Application of Novel Quasi-Electrostatic Sensor Arrays for Time Based Data Collection and Processing of Supersonic, Subsonic, and Transonic Revolving Projectiles

Sensors capable of measuring the quasi-electrostatic field of traveling projectiles have been developed to detect the passage of a bullet in flight. These sensors provide an alternative to existing optical chronograph technologies, which are sensitive to variations in environmental lighting, and magnetic chronographs, which require close proximity to the bullet's path. In contrast, electric field sensors are insensitive to lighting changes and prior testing has demonstrated the ability to reliably detect bullets at distances of at least three meters. A linear array of these sensors has been used to measure the time of flight between the sensors, which with the known distance between the sensors can be used to calculate the projectile's velocity. These velocity measurements are compared to established chronograph technology as a measurement validation.
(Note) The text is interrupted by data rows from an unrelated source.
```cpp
inline WgradClasses wgrad_parity_classes(const ConvProblem &P, int ldx, RealTaps *reals, View *xv) {
  const int ks[3] = {P.kd, 3, 3}, ss[3] = {P.sd, P.sh, P.sw};
  WgradClasses wc{};
  *xv = dense_view(1, P.Di, P.Hi, P.Wi, ldx);
  for (int c = 0; c < P.noff(); ++c) {
    const Parity par = class_parity(c, P.sd, P.sh, P.sw);
    unsigned mask = 0;
    Taps rt;
    for (int t = 0; t < 27; ++t) {
      const int u[3] = {t / 9 - 1, (t / 3) % 3 - 1, t % 3 - 1};
// ... 112 lines not shown
```

### dg_tta_amd/csrc/conv_wgrad_s2.hip

```cpp
#include "conv_wgrad_common.h"

namespace {

template <typename T16 = bf16_t>
__global__ __launch_bounds__(256, 2) void conv3_wgrad_tr_s2_kernel(const bf16_t *__restrict__ x, View xv,
                                                                   const bf16_t *__restrict__ dy, View yv,
                                                                   float *__restrict__ slabs, int Cin, int Cout, int tilesW,
                                                                   int tilesH, int nsd, int DR, int cobs) {
  const int D = yv.D, H = yv.H, W = yv.W;
  extern __shared__ __attribute__((aligned(16))) unsigned char smem[];
  unsigned char *sX = smem;
  unsigned char *sY = smem + WT2::NXS * WT2::X_SLICE_B;
  const int tid = threadIdx.x, lane = tid & 63;
  const int wave = __builtin_amdgcn_readfirstlane(tid >> 6);

  int t = xcd_unit(1);
  const int tw = t % tilesW;
  t /= tilesW;
  const int th = t % tilesH;
  t /= tilesH;
  const int ds = t % nsd;
  const int b = t / nsd;
  const int cib = blockIdx.y / cobs, cob = blockIdx.y % cobs;
  const int h0 = th * WT2::TH, w0 = tw * WT2::TWO;
  const int d_begin = ds * DR, d_end = (d_begin + DR < D) ? d_begin + DR : D;
  const bf16_t *xb = x + b * xv.sb + cib * 32;
  const bf16_t *yb = dy + b * yv.sb + cob * 32;
  const int cin_lim = (Cin + 7) / 8 * 8;
  const int l_vox = lane >> 2, l_chunk = lane & 3;

  auto xslot = [&](int xd) { return (xd + WT2::NXS) % WT2::NXS; };
  auto issue_x_slice = [&](int xd, int i) __attribute__((always_inline)) {
    const int idx = wave + 4 * i;
    if (idx >= WT2::NPX1) return;
    const int r = idx / 3, pi = idx % 3;
    if (pi == 2 && lane >= 4) return;
    const int gh = 2 * h0 - 1 + r, wx = 16 * pi + l_vox, gw = 2 * w0 - 1 + wx;
    const bool ok = (unsigned)xd < (unsigned)xv.D && (unsigned)gh < (unsigned)xv.H && (unsigned)gw < (unsigned)xv.W &&
                    cib * 32 + l_chunk * 8 < cin_lim;
    const void *src = ok ? (const void *)(xb + xd * xv.sd + gh * xv.sh + gw * xv.sw + l_chunk * 8) : (const void *)&g_zero16;
    dma16_to_lds(src, lds_addr_of(sX + xslot(xd) * WT2::X_SLICE_B + r * WT2::X_ROW_B + pi * 1024));
  };
  auto issue_y_slice = [&](int yd) __attribute__((always_inline)) {
    if (wave >= WT2::TH) return;
    const int gh = h0 + wave, gw = w0 + l_vox;
    const bool ok = (unsigned)yd < (unsigned)D && gh < H && gw < W && cob * 32 + l_chunk * 8 < Cout;
    const void *src = ok ? (const void *)(yb + yd * yv.sd + gh * yv.sh + gw * yv.sw + l_chunk * 8) : (const void *)&g_zero16;
    dma16_to_lds(src, lds_addr_of(sY + (yd & 1) * WT2::Y_SLICE_B + wave * WT2::Y_ROW_B));
  };
  constexpr int NPXW = (WT2::NPX1 + 3) / 4;

  const int kq = (lane >> 5) * 8 + ((lane & 15) >> 2), cpart = ((lane >> 4) & 1) * 32 + (lane & 3) * 8;
  const int lane_off_y = kq * 64 + cpart, lane_off_x = kq * 128 + cpart;

  int tap_kd[7], tap_off[7];
#pragma unroll
  for (int i = 0; i < 7; ++i) {
    const int tc = wave + 4 * i < 27 ? wave + 4 * i : 26;
    tap_kd[i] = tc / 9;
    tap_off[i] = ((tc / 3) % 3) * WT2::X_ROW_B + (tc % 3) * 64;
  }
  f32x16_t acc[7];
#pragma unroll
  for (int i = 0; i < 7; ++i)
#pragma unroll
    for (int q = 0; q < 16; ++q) acc[i][q] = 0.f;

#pragma unroll
  for (int sl = -1; sl <= 1; ++sl)
#pragma unroll
    for (int i = 0; i < NPXW; ++i) issue_x_slice(2 * d_begin + sl, i);
  issue_y_slice(d_begin);
  dma_wait_all();
  lds_barrier();

  for (int d = d_begin; d < d_end; ++d) {
    if (d + 1 < d_end) {
#pragma unroll
      for (int i = 0; i < NPXW; ++i) issue_x_slice(2 * d + 2, i);
#pragma unroll
      for (int i = 0; i < NPXW; ++i) issue_x_slice(2 * d + 3, i);
      issue_y_slice(d + 1);
    }
    const unsigned char *ys = sY + (d & 1) * WT2::Y_SLICE_B + lane_off_y;
    int slice_off[3];
#pragma unroll
    for (int kd = 0; kd < 3; ++kd) slice_off[kd] = xslot(2 * d + kd - 1) * WT2::X_SLICE_B;
    int so_t[7];
#pragma unroll
    for (int i = 0; i < 7; ++i) so_t[i] = (tap_kd[i] == 0 ? slice_off[0] : (tap_kd[i] == 1 ? slice_off[1] : slice_off[2])) + tap_off[i];
#pragma unroll
    for (int oh = 0; oh < WT2::TH; ++oh) {
      const s16x4_t blo = __builtin_amdgcn_ds_read_tr16_b64_v4i16((lds_s16x4_t *)(ys + oh * WT2::Y_ROW_B));
      const s16x4_t bhi = __builtin_amdgcn_ds_read_tr16_b64_v4i16((lds_s16x4_t *)(ys + oh * WT2::Y_ROW_B + 4 * 64));
      const s16x8_t bv = {blo[0], blo[1], blo[2], blo[3], bhi[0], bhi[1], bhi[2], bhi[3]};
      const bf16x8_t bfr = __builtin_bit_cast(bf16x8_t, bv);
      bf16x8_t afr[7];
#pragma unroll
      for (int i = 0; i < 7; ++i) {
        const unsigned char *pa = sX + lane_off_x + so_t[i] + 2 * oh * WT2::X_ROW_B;
        const s16x4_t alo = __builtin_amdgcn_ds_read_tr16_b64_v4i16((lds_s16x4_t *)pa);
        const s16x4_t ahi = __builtin_amdgcn_ds_read_tr16_b64_v4i16((lds_s16x4_t *)(pa + 4 * 128));
        const s16x8_t av = {alo[0], alo[1], alo[2], alo[3], ahi[0], ahi[1], ahi[2], ahi[3]};
        afr[i] = __builtin_bit_cast(bf16x8_t, av);
      }
#pragma unroll
      for (int i = 0; i < 7; ++i) acc[i] = mfma32_tr<T16>(afr[i], bfr, acc[i]);
    }
    dma_wait_all();
    lds_barrier();
  }

  float *slab = slabs + ((int64_t)blockIdx.y * gridDim.x + blockIdx.x) * (27 * 1024);
  const int co = lane & 31, hh = lane >> 5;
#pragma unroll
  for (int i = 0; i < 7; ++i) {
    const int tap = wave + 4 * i;
    if (tap < 27) {
#pragma unroll
      for (int q = 0; q < 16; ++q) slab[(tap * 32 + (q & 3) + 8 * (q >> 2) + 4 * hh) * 32 + co] = acc[i][q];
    }
  }
}

struct WT2X {
  static constexpr int NCO = 2, LA = 2;
  static constexpr int NXS = 3 + 2 * LA, NYS = LA + 1;
  static constexpr int Y_STEP_B = NCO * WT2::Y_SLICE_B;
  static constexpr int LDS_BYTES = NXS * WT2::X_SLICE_B + NYS * Y_STEP_B;
};

template <typename T16 = bf16_t>
__global__ __launch_bounds__(512, 2) void conv3_wgrad_tr_s2x_kernel(const bf16_t *__restrict__ x, View xv,
                                                                    const bf16_t *__restrict__ dy, View yv,
                                                                    float *__restrict__ slabs, int Cin, int Cout, int tilesW,
                                                                    int tilesH, int nsd, int DR, int cobs) {
  const int D = yv.D, H = yv.H, W = yv.W;
  extern __shared__ __attribute__((aligned(16))) unsigned char smem[];
  unsigned char *sX = smem;
  unsigned char *sY = smem + WT2X::NXS * WT2::X_SLICE_B;
  const int tid = threadIdx.x, lane = tid & 63;
  const int wave = __builtin_amdgcn_readfirstlane(tid >> 6);
  const int tg = wave & 3, cb = wave >> 2;

  int t = xcd_unit(1);
  const int tw = t % tilesW;
  t /= tilesW;
  const int th = t % tilesH;
  t /= tilesH;
  const int ds = t % nsd;
  const int b = t / nsd;
  const int cogs = cobs / 2;
  const int cib = blockIdx.y / cogs, cog = blockIdx.y % cogs;
  const int h0 = th * WT2::TH, w0 = tw * WT2::TWO;
  const int d_begin = ds * DR, d_end = (d_begin + DR < D) ? d_begin + DR : D;
  const bf16_t *xb = x + b * xv.sb + cib * 32;
  const bf16_t *yb = dy + b * yv.sb + cog * 64;
  const int cin_lim = (Cin + 7) / 8 * 8;
  const int l_vox = lane >> 2, l_chunk = lane & 3;

  auto xslot = [&](int xd) { return (xd + WT2X::NXS) % WT2X::NXS; };
  auto issue_x_slice = [&](int xd) __attribute__((always_inline)) {
#pragma unroll
    for (int i = 0; i < 2; ++i) {
      int idx = wave + 8 * i;
      idx = idx < WT2::NPX1 ? idx : WT2::NPX1 - 1;
      const int r = idx / 3, pi = idx % 3;
      const int gh = 2 * h0 - 1 + r, wx = 16 * pi + l_vox, gw = 2 * w0 - 1 + wx;
      const bool ok = (unsigned)xd < (unsigned)xv.D && (unsigned)gh < (unsigned)xv.H && (unsigned)gw < (unsigned)xv.W &&
                      cib * 32 + l_chunk * 8 < cin_lim && (pi < 2 || lane < 4);
      const void *src = ok ? (const void *)(xb + xd * xv.sd + gh * xv.sh + gw * xv.sw + l_chunk * 8) : (const void *)&g_zero16;
      if (pi < 2 || lane < 12)
        dma16_to_lds(src, lds_addr_of(sX + xslot(xd) * WT2::X_SLICE_B + r * WT2::X_ROW_B + pi * 1024));
    }
  };
  auto issue_y_slice = [&](int yd) __attribute__((always_inline)) {
    const int row = wave & 1, blk = (wave >> 1) & 1;
    const int gh = h0 + row, gw = w0 + l_vox;
    const bool ok = (unsigned)yd < (unsigned)D && gh < H && gw < W && cog * 64 + blk * 32 + l_chunk * 8 < Cout;
    const void *src = ok ? (const void *)(yb + yd * yv.sd + gh * yv.sh + gw * yv.sw + blk * 32 + l_chunk * 8)
// ... 2 lines not shown
  };
  auto issue_step = [&](int od) __attribute__((always_inline)) {
    issue_x_slice(2 * od);
    issue_x_slice(2 * od + 1);
    issue_y_slice(od);
  };

  const int kq = (lane >> 5) * 8 + ((lane & 15) >> 2), cpart = ((lane >> 4) & 1) * 32 + (lane & 3) * 8;
  const int lane_off_y = kq * 64 + cpart, lane_off_x = kq * 128 + cpart;

  int tap_kd[7], tap_off[7];
#pragma unroll
  for (int i = 0; i < 7; ++i) {
    const int tc = tg + 4 * i < 27 ? tg + 4 * i : 26;
    tap_kd[i] = tc / 9;
    tap_off[i] = ((tc / 3) % 3) * WT2::X_ROW_B + (tc % 3) * 64;
  }
  f32x16_t acc[7];
#pragma unroll
  for (int i = 0; i < 7; ++i)
#pragma unroll
    for (int q = 0; q < 16; ++q) acc[i][q] = 0.f;

  issue_x_slice(2 * d_begin - 1);
  issue_step(d_begin);
  if (d_begin + 1 < d_end) issue_step(d_begin + 1);
  dma_wait_all();
  lds_barrier();

  for (int d = d_begin; d < d_end; ++d) {
    const bool ahead = d + WT2X::LA < d_end;
    if (ahead) issue_step(d + WT2X::LA);
    const unsigned char *ys = sY + (d % WT2X::NYS) * WT2X::Y_STEP_B + cb * WT2::Y_SLICE_B + lane_off_y;
    int slice_off[3];
#pragma unroll
    for (int kd = 0; kd < 3; ++kd) slice_off[kd] = xslot(2 * d + kd - 1) * WT2::X_SLICE_B;
    int so_t[7];
#pragma unroll
    for (int i = 0; i < 7; ++i) so_t[i] = (tap_kd[i] == 0 ? slice_off[0] : (tap_kd[i] == 1 ? slice_off[1] : slice_off[2])) + tap_off[i];
#pragma unroll
    for (int oh = 0; oh < WT2::TH; ++oh) {
      const s16x4_t blo = __builtin_amdgcn_ds_read_tr16_b64_v4i16((lds_s16x4_t *)(ys + oh * WT2::Y_ROW_B));
      const s16x4_t bhi = __builtin_amdgcn_ds_read_tr16_b64_v4i16((lds_s16x4_t *)(ys + oh * WT2::Y_ROW_B + 4 * 64));
      const s16x8_t bv = {blo[0], blo[1], blo[2], blo[3], bhi[0], bhi[1], bhi[2], bhi[3]};
      const bf16x8_t bfr = __builtin_bit_cast(bf16x8_t, bv);
      bf16x8_t afr[7];
#pragma unroll
      for (int i = 0; i < 7; ++i) {
        const unsigned char *pa = sX + lane_off_x + so_t[i] + 2 * oh * WT2::X_ROW_B;
        const s16x4_t alo = __builtin_amdgcn_ds_read_tr16_b64_v4i16((lds_s16x4_t *)pa);
        const s16x4_t ahi = __builtin_amdgcn_ds_read_tr16_b64_v4i16((lds_s16x4_t *)(pa + 4 * 128));
        const s16x8_t av = {alo[0], alo[1], alo[2], alo[3], ahi[0], ahi[1], ahi[2], ahi[3]};
        afr[i] = __builtin_bit_cast(bf16x8_t, av);
      }
#pragma unroll
      for (int i = 0; i < 7; ++i) acc[i] = mfma32_tr<T16>(afr[i], bfr, acc[i]);
    }
    if (ahead) asm volatile("s_waitcnt vmcnt(5)" ::: "memory");
    else dma_wait_all();
    lds_barrier();
  }

  const int pair = cib * cobs + cog * 2 + cb;
  float *slab = slabs + ((int64_t)pair * gridDim.x + blockIdx.x) * (27 * 1024);
  const int co = lane & 31, hh = lane >> 5;
#pragma unroll
  for (int i = 0; i < 7; ++i) {
    const int tap = tg + 4 * i;
    if (tap < 27) {
#pragma unroll
      for (int q = 0; q < 16; ++q) slab[(tap * 32 + (q & 3) + 8 * (q >> 2) + 4 * hh) * 32 + co] = acc[i][q];
    }
  }
}

template <typename T16>
int s2_launch(const WgradLaunch &L, const WgradPlan &p, bool two_blocks) {
  static DynLdsOnce once, once_x;
  if (two_blocks) {
    DG_REQUIRE(ensure_dyn_lds(once_x, reinterpret_cast<const void *>(conv3_wgrad_tr_s2x_kernel<T16>), (int)WT2X::LDS_BYTES) ==
                   hipSuccess, DGTTA_ERR_LAUNCH, "wgrad_tr_s2x: cannot raise the dynamic LDS limit");
    hipLaunchKernelGGL(conv3_wgrad_tr_s2x_kernel<T16>, dim3((unsigned)p.units, (unsigned)(p.cibs * (p.cobs / 2))), dim3(512),
                       WT2X::LDS_BYTES, L.st, (const bf16_t *)L.x, L.xv, (const bf16_t *)L.dy, L.yv, (float *)L.ws, L.Cin, L.Cout, p.tW,
                       p.tH, p.nsd, p.DR, p.cobs);
  } else {
    DG_REQUIRE(ensure_dyn_lds(once, reinterpret_cast<const void *>(conv3_wgrad_tr_s2_kernel<T16>), (int)WT2::LDS_BYTES) ==
                   hipSuccess, DGTTA_ERR_LAUNCH, "wgrad_tr_s2: cannot raise the dynamic LDS limit");
    hipLaunchKernelGGL(conv3_wgrad_tr_s2_kernel<T16>, dim3((unsigned)p.units, (unsigned)(p.cibs * p.cobs)), dim3(256),
                       WT2::LDS_BYTES, L.st, (const bf16_t *)L.x, L.xv, (const bf16_t *)L.dy, L.yv, (float *)L.ws, L.Cin, L.Cout, p.tW,
                       p.tH, p.nsd, p.DR, p.cobs);
  }
  DG_CHECK_LAUNCH("conv3_wgrad_tr_s2_kernel");
  return DGTTA_OK;
}

}

int conv3_wgrad_s2_launch(const WgradLaunch &L, const WgradPlan &p, bool two_blocks) {
  return L.dtype == DGTTA_F16 ? s2_launch<f16_t>(L, p, two_blocks) : s2_launch<bf16_t>(L, p, two_blocks);
}
```

### dg_tta_amd/csrc/lib.hip

```cpp
#include "common.h"
#include <string.h>

static thread_local char g_err[512] = "";

void dgtta_set_error(const char *fmt, ...) {
  va_list ap;
  va_start(ap, fmt);
  vsnprintf(g_err, sizeof(g_err), fmt, ap);
  va_end(ap);
}

extern "C" int dgtta_version(void) { return 60200;  }
extern "C" const char *dgtta_last_error(void) { return g_err; }

#include <mutex>
#include <stdlib.h>

static std::atomic<const DgttaSwitches *> g_switches{nullptr};
static std::once_flag g_switches_once;


static int env_char(const char *name) {
  const char *v = getenv(name);
  return (v && v[0] && !v[1] && v[0] >= '0' && v[0] <= '9') ? (int)(unsigned char)v[0] : -1;
// ... 4 lines not shown
  s->conv_rows = env_char("DGTTA_CONV_ROWS");
  s->conv_s2 = env_char("DGTTA_CONV_S2");
  s->convt_gemm = env_char("DGTTA_CONVT_GEMM");
  s->rows_order = env_char("DGTTA_ROWS_ORDER");
  s->wgrad_upw = env_char("DGTTA_WGRAD_UPW");
  s->wgrad_xcd = env_char("DGTTA_WGRAD_XCD");
  s->in_nt = env_char("DGTTA_IN_NT");
  s->in_nt = s->in_nt == '0' ? '0' : '1';
  s->dgrad_s2_allcls = env_char("DGTTA_DGRAD_S2_ALLCLS");
  s->wgrad_tr = env_char("DGTTA_WGRAD_TR");
  s->wgrad_tr8 = env_char("DGTTA_WGRAD_TR8");
  s->wgrad_s2_onepass = env_char("DGTTA_WGRAD_S2_ONEPASS");
  s->convt_wgrad_onepass = env_char("DGTTA_CONVT_WGRAD_ONEPASS");
  s->in_gstats = env_char("DGTTA_IN_GSTATS");
  s->softdice16 = env_char("DGTTA_SOFTDICE16");
  s->conv_ring = env_char("DGTTA_CONV_RING");
  s->wgrad_ring = env_char("DGTTA_WGRAD_RING");
  s->ha_mfma = env_char("DGTTA_HA_MFMA");
  s->wgrad_f32_split = env_char("DGTTA_WGRAD_F32_SPLIT");
  s->feature_head_mfma = env_char("DGTTA_FEATURE_HEAD_MFMA");
  s->headwarp_mfma = env_char("DGTTA_HEADWARP_MFMA");
  s->wgrad_flat = env_char("DGTTA_WGRAD_FLAT");
  s->wgrad_reduce_taps = env_char("DGTTA_WGRAD_REDUCE_TAPS");
  if (s->conv_ring != '0' && s->conv_ring != '1' && s->conv_ring != '3') s->conv_ring = -1;
  if (s->wgrad_ring != '0' && s->wgrad_ring != '1' && s->wgrad_ring != '4' && s->wgrad_ring != '5' && s->wgrad_ring != '6') s->wgrad_ring = -1;
  if (s->convt_gemm != '0' && s->convt_gemm != '1') s->convt_gemm = -1;
  return s;
}

const DgttaSwitches &dgtta_switches() {
  std::call_once(g_switches_once, [] { g_switches.store(read_switches(), std::memory_order_release); });
  return *g_switches.load(std::memory_order_acquire);
}

extern "C" int dgtta_reload_env(void) {
  (void)dgtta_switches();
  g_switches.store(read_switches(), std::memory_order_release);
  return DGTTA_OK;
}
```

Baseline: 6.602.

By extending this array of sensors along the projected path of the projectile, a profile of the projectile's position and velocity through flight can be calculated. This expected utility of this data is in refining the calculations that are performed to determine a ballistic solution, particularly in long range engagements, where there has been limited availability of accurate projectile velocity measurements. This robust sensor array that can easily be deployed represents an inexpensive way to experimentally investigate numerous phenomena related to ballistics modeling.